» **PROVIDED MATERIAL**:
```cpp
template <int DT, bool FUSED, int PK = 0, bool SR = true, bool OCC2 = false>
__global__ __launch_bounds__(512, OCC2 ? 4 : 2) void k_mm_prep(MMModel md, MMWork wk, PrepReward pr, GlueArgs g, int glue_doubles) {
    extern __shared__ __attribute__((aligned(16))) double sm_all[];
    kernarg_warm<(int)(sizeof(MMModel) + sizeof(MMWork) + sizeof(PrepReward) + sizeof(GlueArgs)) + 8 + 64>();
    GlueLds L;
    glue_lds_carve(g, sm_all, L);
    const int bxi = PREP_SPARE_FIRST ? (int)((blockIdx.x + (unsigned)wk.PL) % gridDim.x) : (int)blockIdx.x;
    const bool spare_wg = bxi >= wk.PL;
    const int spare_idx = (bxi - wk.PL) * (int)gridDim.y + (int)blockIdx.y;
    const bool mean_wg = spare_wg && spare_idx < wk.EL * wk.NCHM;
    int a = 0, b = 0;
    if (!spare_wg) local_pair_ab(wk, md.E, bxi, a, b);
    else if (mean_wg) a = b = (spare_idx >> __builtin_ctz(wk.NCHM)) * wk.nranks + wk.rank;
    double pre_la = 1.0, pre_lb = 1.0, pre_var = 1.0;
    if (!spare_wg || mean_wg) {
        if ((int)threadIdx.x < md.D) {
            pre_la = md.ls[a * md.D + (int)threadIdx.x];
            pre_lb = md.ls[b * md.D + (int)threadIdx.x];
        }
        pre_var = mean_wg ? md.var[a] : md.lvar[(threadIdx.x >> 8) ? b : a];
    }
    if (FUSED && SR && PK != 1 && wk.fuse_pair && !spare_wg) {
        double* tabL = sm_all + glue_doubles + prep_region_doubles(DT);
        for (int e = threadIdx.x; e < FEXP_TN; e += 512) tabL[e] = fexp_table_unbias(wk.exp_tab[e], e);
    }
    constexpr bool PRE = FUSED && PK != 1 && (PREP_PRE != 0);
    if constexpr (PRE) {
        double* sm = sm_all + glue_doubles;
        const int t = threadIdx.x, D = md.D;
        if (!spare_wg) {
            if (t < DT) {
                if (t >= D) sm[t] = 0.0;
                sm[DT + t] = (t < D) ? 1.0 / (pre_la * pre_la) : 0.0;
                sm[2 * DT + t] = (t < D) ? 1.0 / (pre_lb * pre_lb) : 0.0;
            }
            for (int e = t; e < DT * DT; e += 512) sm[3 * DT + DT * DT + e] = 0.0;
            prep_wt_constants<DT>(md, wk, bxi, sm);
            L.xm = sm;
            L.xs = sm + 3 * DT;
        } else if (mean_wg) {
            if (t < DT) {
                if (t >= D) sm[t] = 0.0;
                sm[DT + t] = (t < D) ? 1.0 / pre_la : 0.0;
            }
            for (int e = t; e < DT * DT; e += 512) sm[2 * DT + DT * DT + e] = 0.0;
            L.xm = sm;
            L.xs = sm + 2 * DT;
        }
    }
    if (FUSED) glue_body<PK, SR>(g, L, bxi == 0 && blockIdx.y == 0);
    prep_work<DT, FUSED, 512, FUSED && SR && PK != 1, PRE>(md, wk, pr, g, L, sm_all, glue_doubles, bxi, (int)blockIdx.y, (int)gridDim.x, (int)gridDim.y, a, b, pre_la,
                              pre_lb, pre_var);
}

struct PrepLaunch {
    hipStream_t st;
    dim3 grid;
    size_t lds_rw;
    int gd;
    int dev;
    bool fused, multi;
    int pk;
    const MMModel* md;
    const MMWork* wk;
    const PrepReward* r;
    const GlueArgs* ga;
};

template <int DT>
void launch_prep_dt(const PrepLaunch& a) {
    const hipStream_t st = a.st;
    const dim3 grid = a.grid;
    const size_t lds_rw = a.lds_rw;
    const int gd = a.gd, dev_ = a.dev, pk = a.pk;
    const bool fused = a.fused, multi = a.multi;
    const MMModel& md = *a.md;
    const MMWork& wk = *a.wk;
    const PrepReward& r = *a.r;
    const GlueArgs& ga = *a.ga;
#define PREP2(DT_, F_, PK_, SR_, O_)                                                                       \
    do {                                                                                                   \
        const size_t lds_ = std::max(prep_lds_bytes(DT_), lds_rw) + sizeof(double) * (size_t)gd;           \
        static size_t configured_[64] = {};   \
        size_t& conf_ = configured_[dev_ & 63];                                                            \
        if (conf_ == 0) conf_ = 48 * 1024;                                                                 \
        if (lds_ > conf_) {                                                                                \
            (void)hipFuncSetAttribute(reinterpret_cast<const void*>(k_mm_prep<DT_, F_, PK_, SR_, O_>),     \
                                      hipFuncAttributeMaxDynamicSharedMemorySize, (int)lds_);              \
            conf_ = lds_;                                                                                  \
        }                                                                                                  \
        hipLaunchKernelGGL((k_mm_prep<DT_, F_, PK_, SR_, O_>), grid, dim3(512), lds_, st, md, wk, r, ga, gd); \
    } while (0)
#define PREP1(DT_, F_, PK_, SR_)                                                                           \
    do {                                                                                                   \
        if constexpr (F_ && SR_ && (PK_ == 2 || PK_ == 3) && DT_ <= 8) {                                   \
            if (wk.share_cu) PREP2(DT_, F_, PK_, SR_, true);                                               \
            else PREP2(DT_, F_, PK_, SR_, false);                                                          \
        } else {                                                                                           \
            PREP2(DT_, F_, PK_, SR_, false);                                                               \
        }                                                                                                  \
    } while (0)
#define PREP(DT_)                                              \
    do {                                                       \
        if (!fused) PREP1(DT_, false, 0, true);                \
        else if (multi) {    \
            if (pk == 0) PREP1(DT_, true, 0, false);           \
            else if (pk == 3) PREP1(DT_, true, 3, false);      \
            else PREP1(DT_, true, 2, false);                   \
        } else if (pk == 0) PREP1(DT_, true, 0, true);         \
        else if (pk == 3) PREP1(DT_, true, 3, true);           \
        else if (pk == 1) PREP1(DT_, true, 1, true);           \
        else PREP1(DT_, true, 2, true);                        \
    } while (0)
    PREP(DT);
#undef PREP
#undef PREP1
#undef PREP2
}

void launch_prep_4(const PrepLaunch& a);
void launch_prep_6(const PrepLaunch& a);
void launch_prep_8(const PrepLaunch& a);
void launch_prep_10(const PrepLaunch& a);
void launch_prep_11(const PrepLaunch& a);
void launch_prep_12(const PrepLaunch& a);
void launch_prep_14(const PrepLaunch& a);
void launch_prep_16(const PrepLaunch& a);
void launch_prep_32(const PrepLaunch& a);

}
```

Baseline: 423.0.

--

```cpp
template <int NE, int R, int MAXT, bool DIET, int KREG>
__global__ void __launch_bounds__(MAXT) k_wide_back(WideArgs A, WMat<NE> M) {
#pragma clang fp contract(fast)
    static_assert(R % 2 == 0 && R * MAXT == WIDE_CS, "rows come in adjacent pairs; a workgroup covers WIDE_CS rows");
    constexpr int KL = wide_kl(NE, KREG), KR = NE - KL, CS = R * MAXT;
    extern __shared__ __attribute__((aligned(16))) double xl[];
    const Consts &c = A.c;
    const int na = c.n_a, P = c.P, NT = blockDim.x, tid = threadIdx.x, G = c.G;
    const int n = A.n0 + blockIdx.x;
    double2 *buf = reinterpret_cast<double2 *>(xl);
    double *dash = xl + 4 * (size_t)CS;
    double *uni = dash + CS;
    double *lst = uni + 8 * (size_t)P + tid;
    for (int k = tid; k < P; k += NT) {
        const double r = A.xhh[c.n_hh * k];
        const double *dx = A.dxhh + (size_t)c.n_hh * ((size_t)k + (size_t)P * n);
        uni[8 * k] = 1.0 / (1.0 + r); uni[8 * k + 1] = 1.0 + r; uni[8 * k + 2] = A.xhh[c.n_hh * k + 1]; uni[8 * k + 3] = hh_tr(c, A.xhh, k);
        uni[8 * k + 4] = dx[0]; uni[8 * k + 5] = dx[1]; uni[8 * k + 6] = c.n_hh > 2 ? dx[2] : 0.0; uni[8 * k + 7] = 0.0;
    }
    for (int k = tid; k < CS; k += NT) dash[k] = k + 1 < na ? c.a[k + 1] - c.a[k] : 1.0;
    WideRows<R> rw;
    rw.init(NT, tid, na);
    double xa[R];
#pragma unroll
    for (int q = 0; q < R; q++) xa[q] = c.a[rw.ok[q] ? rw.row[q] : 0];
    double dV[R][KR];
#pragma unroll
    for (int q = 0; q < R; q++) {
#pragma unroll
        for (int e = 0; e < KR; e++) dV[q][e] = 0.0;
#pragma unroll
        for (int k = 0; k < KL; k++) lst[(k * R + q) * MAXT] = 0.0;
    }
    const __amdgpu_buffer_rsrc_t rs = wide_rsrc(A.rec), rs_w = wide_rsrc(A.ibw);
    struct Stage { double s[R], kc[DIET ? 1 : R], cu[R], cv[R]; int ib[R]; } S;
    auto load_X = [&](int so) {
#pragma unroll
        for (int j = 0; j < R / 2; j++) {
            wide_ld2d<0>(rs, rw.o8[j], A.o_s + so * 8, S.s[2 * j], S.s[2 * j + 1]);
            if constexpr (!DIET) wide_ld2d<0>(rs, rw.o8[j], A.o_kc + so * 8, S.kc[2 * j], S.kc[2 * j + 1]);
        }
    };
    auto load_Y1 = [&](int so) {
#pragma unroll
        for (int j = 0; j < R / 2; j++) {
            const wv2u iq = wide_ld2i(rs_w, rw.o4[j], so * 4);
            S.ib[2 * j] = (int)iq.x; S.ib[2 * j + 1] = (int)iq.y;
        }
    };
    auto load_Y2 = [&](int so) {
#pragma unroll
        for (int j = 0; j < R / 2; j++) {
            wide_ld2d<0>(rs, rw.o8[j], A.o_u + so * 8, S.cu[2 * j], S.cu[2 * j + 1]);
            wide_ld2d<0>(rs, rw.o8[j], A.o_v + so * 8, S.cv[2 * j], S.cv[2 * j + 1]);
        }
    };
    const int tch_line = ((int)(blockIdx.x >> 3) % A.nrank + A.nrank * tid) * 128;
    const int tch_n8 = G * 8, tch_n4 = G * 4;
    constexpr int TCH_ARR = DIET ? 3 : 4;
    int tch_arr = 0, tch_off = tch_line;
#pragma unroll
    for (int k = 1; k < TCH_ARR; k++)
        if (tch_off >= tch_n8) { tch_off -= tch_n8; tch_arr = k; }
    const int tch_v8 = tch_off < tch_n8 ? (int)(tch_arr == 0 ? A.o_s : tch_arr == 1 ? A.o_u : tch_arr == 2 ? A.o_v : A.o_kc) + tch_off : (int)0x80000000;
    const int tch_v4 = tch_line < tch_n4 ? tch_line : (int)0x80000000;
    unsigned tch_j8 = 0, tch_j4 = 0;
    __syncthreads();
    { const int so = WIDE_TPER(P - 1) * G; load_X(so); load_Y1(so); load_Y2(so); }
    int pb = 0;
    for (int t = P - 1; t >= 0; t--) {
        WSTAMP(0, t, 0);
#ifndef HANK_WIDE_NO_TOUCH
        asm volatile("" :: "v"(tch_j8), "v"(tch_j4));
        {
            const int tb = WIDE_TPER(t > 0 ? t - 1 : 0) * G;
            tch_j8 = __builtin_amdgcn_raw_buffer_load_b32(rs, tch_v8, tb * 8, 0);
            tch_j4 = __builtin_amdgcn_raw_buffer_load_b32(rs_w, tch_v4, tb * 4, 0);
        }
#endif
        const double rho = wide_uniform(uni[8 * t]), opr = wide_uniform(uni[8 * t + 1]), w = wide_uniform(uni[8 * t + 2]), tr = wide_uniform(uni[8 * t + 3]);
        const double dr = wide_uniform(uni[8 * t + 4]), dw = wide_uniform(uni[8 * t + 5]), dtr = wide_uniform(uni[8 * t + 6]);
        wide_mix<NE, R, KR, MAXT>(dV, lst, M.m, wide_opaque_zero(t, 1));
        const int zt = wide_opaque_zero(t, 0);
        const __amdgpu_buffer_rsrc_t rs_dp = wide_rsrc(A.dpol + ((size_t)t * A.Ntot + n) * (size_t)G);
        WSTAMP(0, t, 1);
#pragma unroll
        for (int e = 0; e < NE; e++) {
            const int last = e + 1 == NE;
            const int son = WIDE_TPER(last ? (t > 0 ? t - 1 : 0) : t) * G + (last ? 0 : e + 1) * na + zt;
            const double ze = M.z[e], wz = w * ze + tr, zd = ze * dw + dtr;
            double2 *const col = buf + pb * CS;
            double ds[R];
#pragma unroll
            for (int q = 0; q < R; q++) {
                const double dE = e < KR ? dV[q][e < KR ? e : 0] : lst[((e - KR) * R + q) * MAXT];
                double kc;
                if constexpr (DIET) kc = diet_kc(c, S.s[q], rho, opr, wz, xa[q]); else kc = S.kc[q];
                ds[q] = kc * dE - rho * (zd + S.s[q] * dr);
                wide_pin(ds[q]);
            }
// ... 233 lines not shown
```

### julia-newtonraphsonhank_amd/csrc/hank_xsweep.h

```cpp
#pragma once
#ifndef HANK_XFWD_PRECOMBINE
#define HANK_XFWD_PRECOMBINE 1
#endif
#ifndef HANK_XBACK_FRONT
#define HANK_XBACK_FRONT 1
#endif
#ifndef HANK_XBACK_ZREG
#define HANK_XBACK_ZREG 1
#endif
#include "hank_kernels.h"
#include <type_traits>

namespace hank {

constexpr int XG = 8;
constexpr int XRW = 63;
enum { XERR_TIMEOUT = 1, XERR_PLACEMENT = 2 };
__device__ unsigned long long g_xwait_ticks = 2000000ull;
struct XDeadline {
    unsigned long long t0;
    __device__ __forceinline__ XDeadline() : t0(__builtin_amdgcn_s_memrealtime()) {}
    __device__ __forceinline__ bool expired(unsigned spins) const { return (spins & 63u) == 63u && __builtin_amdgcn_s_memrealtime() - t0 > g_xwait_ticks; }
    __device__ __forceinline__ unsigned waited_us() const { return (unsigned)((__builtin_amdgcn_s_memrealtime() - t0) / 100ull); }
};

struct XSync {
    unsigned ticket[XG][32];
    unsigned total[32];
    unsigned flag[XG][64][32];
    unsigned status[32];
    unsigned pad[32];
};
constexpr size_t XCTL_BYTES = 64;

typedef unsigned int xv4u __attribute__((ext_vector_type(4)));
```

» **WORK ITEM**:
The required output is every line above that contains the string "MMModel".

» **PROBLEM SOLUTION**:
__global__ __launch_bounds__(512, OCC2 ? 4 : 2) void k_mm_prep(MMModel md, MMWork wk, PrepReward pr, GlueArgs g, int glue_doubles) {
    kernarg_warm<(int)(sizeof(MMModel) + sizeof(MMWork) + sizeof(PrepReward) + sizeof(GlueArgs)) + 8 + 64>();
    const MMModel* md;
    const MMModel& md = *a.md;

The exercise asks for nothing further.